For this reason, high-pass filtering is typically required to recover interpretable task-related effects. The good news is that the hemodynamic response of interest falls in a much higher frequency range (on the order of 0.01–0.1 Hz for typical tasks), and even in resting-state studies most analyses focus on this band. When regressors are designed to capture very slow trends across a run—such as trial number to model adaptation—they can become entangled with scanner drift or CSF-related fluctuations. That’s likely why you are seeing apparent effects in the ventricles: the regressor is picking up on global or non-neural drift that is prominent there.
So, to your specific points:
There is no intrinsic property of the BOLD signal that causes CSF to increase over time; what you are seeing is most likely scanner or physiological drift manifesting in the ventricles.
aCompCor does remove many CSF- and WM-related fluctuations, but if your main regressor also captures low-frequency trends, there can be collinearity. In that case, the ventricle signal may not be fully absorbed by the nuisance regressors.
Clusters outside the ventricles could still be valid, but extra caution is warranted when the regressor of interest is close in frequency to scanner drift. Strong results in CSF should be a red flag that part of the contrast is explained by global or artifactual variance.

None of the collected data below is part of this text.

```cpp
static bool alloc_set(NdlqrHipCtx* c, BufferSet& s, bool slots) {
  const ndlqr::Dims& d = c->d;
  hipError_t e = first_error({hipEventCreate(&s.ev_start), hipEventCreate(&s.ev_stop), s.rec.ensure((size_t)d.batch * d.N * (2 * d.n * d.n + d.n)),
                              s.rhs.ensure(doubles_z(d)), s.h_fail.ensure_zeroed(1)});
  if (e == hipSuccess && slots) {
    const size_t slot_doubles = ((size_t)d.n * (d.n + 1) + 2 * (size_t)d.n * d.n + 2 * d.n + 15) / 16 * 16;
    e = first_error({s.red.ensure_zeroed((size_t)d.batch * (d.N / 4) * slot_doubles, s.stream),
                     s.ytop.ensure((size_t)d.batch * (d.N / 8) * d.n),
                     s.tree_cnt.ensure_zeroed((size_t)d.batch * (d.N / 4), s.stream)});
  }
// ... 562 lines not shown
  if (!inst || d.N < inst->kpb || d.K < 3) return nullptr;
  return inst;
}

static const SmallInstance* kept_instance(const NdlqrHipCtx* c) {
  return c->kept.family == Family::Small ? find_small(c->d) : nullptr;
}

static SolvePlan plan_solve(const NdlqrHipCtx* c) {
  const ndlqr::Dims& d = c->d;
  SolvePlan p = {};
  p.strict = (c->flags & NDLQR_FLAG_STRICT_FP) != 0;
  p.keep = (c->flags & NDLQR_FLAG_KEEP_FACT) != 0;
  p.inst = pick_small(c);
  if (p.inst) {
    p.family = Family::Small;
    p.small = p.inst->plan(c, p.strict, p.keep);
    p.needs_F = p.small.needs_F;
    p.kept.schedule = p.small.schedule;
    p.kept.rec_complete = p.small.rec_complete;
    p.kept.rec_compact = p.small.rec_compact;
    p.kept.rec1_compact = p.small.compact1;
    p.kept.level1_paired = p.small.pair1;
  } else if ((p.red = plan_reduced_generic(c)).ok) {
    p.family = Family::GenericReduced;
    p.needs_red_generic = true;
    p.kept.schedule = p.red.keep ? "generic-reduced-records" : "generic-reduced";
    p.kept.rec_complete = p.red.keep;
  } else {
    p.family = Family::GenericKnot;
    p.rec_as_factors = (c->flags & NDLQR_FLAG_KEEP_RECORDS) && !p.strict;
    p.lean = !p.strict && !p.keep && !p.rec_as_factors;
    p.needs_F = true;
    p.sep = plan_generic_sep(c, p.strict);
    if (p.sep.scratch)
      p.sep_scratch_bytes = sizeof(double) * ((size_t)d.n * (d.n + 1) + (size_t)d.n * (2 * d.n + 1)) * (size_t)d.batch *
                            (d.N / 2 > 0 ? d.N / 2 : 1);
    p.kept.schedule = p.lean ? "generic-lean" : (p.strict ? "generic-strict" : "generic-keep");
  }
  p.kept.family = p.family;
  p.kept.fact_valid = p.keep || p.rec_as_factors || ((c->flags & NDLQR_FLAG_GENERIC) && p.strict);
  p.may_pipeline = !p.needs_F && !(c->flags & (NDLQR_FLAG_PROFILE | NDLQR_FLAG_KEEP_RECORDS | NDLQR_FLAG_KEEP_FACT));
  return p;
}

static int enqueue_solve(NdlqrHipCtx* c, const SolvePlan& plan) {
// ... 793 lines not shown
  for (size_t i = 0; i <= nchunks && e == hipSuccess; ++i) {
    if (i < nchunks) {
      const size_t off = i * chunk, len = total - off < chunk ? total - off : chunk;
      e = hipMemcpyAsync(c->h_stage[i & 1], s.xfer + off, sizeof(double) * len, hipMemcpyDeviceToHost, st);
      if (e == hipSuccess) e = hipEventRecord(done[i & 1], st);
    }
    if (i > 0 && e == hipSuccess) {
      const size_t off = (i - 1) * chunk, len = total - off < chunk ? total - off : chunk;
      e = hipEventSynchronize(done[(i - 1) & 1]);
      if (e == hipSuccess) memcpy(soln + off, c->h_stage[(i - 1) & 1], sizeof(double) * len);
    }
  }
  c->event_pool.push_back(done[0]);
  c->event_pool.push_back(done[1]);
  if (e != hipSuccess) return fail("ndlqr_hip_download_solutions", e);
  return NDLQR_OK;
}

const char* ndlqr_hip_schedule(const NdlqrHipCtx* c) { return c ? c->kept.schedule : "none"; }

int ndlqr_hip_compact_level1(const NdlqrHipCtx* c) { return c && c->kept.rec1_compact ? 1 : 0; }

int ndlqr_hip_level1_paired(const NdlqrHipCtx* c) { return c && c->kept.level1_paired ? 1 : 0; }

int ndlqr_hip_factors_valid(const NdlqrHipCtx* c) { return c && c->kept.fact_valid ? 1 : 0; }

int ndlqr_hip_pack_solutions_device(NdlqrHipCtx* c, double* dst) {
  if (!c || !dst) return NDLQR_ERR_INVALID;
  if (c->z_partial || c->z_invalid) return need_full_solution(c, "ndlqr_hip_pack_solutions_device");
  const ndlqr::Dims& d = c->d;
  HIP_TRY(hipSetDevice(c->device));
  HIP_TRY(launch_pack(c->du, d, KnotSlice(), c->set[c->latest].z, dst, c->set[c->latest].stream, d.batch));
  if (c->cost.dense && !c->cost.mapped(c->soln_gen)) HIP_TRY(cost_map_back(c, dst, 0, d.batch, c->set[c->latest].stream));
  return NDLQR_OK;
}

int ndlqr_hip_kkt_residual(NdlqrHipCtx* c, double* res, double* bnorm) {
  if (!c || !res) return NDLQR_ERR_INVALID;
  if (const int cerr = need_diagonal_cost(c, "ndlqr_hip_kkt_residual")) return cerr;
  if (c->z_partial || c->z_invalid) return need_full_solution(c, "ndlqr_hip_kkt_residual");
  const ndlqr::Dims& d = c->d;
  BufferSet& s = c->set[c->cur];
  HIP_TRY(hipSetDevice(c->device));
  HIP_TRY(c->kkt_out.ensure(2 * (size_t)d.batch));
  double* out = c->kkt_out;
  HIP_TRY(sync_all(c));
// ... 89 lines not shown
```

Measured before the change: 2.028 million solves/s.

## Shrink fused bottom kernel LDS to 16 KB by aliasing level-2 slot and parked tiles

Adds a compact shared-memory layout for the paired level-1 fused bottom kernel. The separate mslot array is aliased into the tail of the wavefront buffers, and the second wave's gram tiles are parked in LDS so that wave 0 can finish the level-2 push. The goal is to fit ten workgroups per CU, raising occupancy (waves_per_eu 5). The cost is extra LDS round trips, odd-stride scalar stores when the padding is odd, and more serialization on wave 0. It is enabled by default whenever pair1 applies.

```diff
diff --git a/include/ndlqr_hip.h b/include/ndlqr_hip.h
--- a/include/ndlqr_hip.h
+++ b/include/ndlqr_hip.h
@@ -136,6 +136,7 @@
 const char* ndlqr_hip_schedule(const NdlqrHipCtx* ctx);
 int ndlqr_hip_compact_level1(const NdlqrHipCtx* ctx);
 int ndlqr_hip_level1_paired(const NdlqrHipCtx* ctx);
+int ndlqr_hip_bottom_lds16(const NdlqrHipCtx* ctx);
 
 int ndlqr_hip_profile_slots(NdlqrHipCtx* ctx);
 int ndlqr_hip_profile_get(NdlqrHipCtx* ctx, int slot, char* name, int name_cap, double* total_ms,
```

In short: fMRI is well suited to capturing transient responses and resting-state fluctuations in the ~0.01–0.1 Hz range, but inherently ill-suited for modeling very slow adaptation across an entire run.
Thank you, this is helpful! (In response to @afm1989, we were able to superficially remove the ventricle activations by masking out the ventricles, but still didn’t feel confident in the results because we assumed it could be something like what @neurolabusc explained above.)
One follow up though: we included the “discrete cosine basis” regressors from fmriprep, which are supposed to provide high-pass filtering, in our model. If we included the FSL high-pass filter instead, should that remove this low-frequency noise? Or is there still some that would get through when the regressor of interest is capturing slow trends?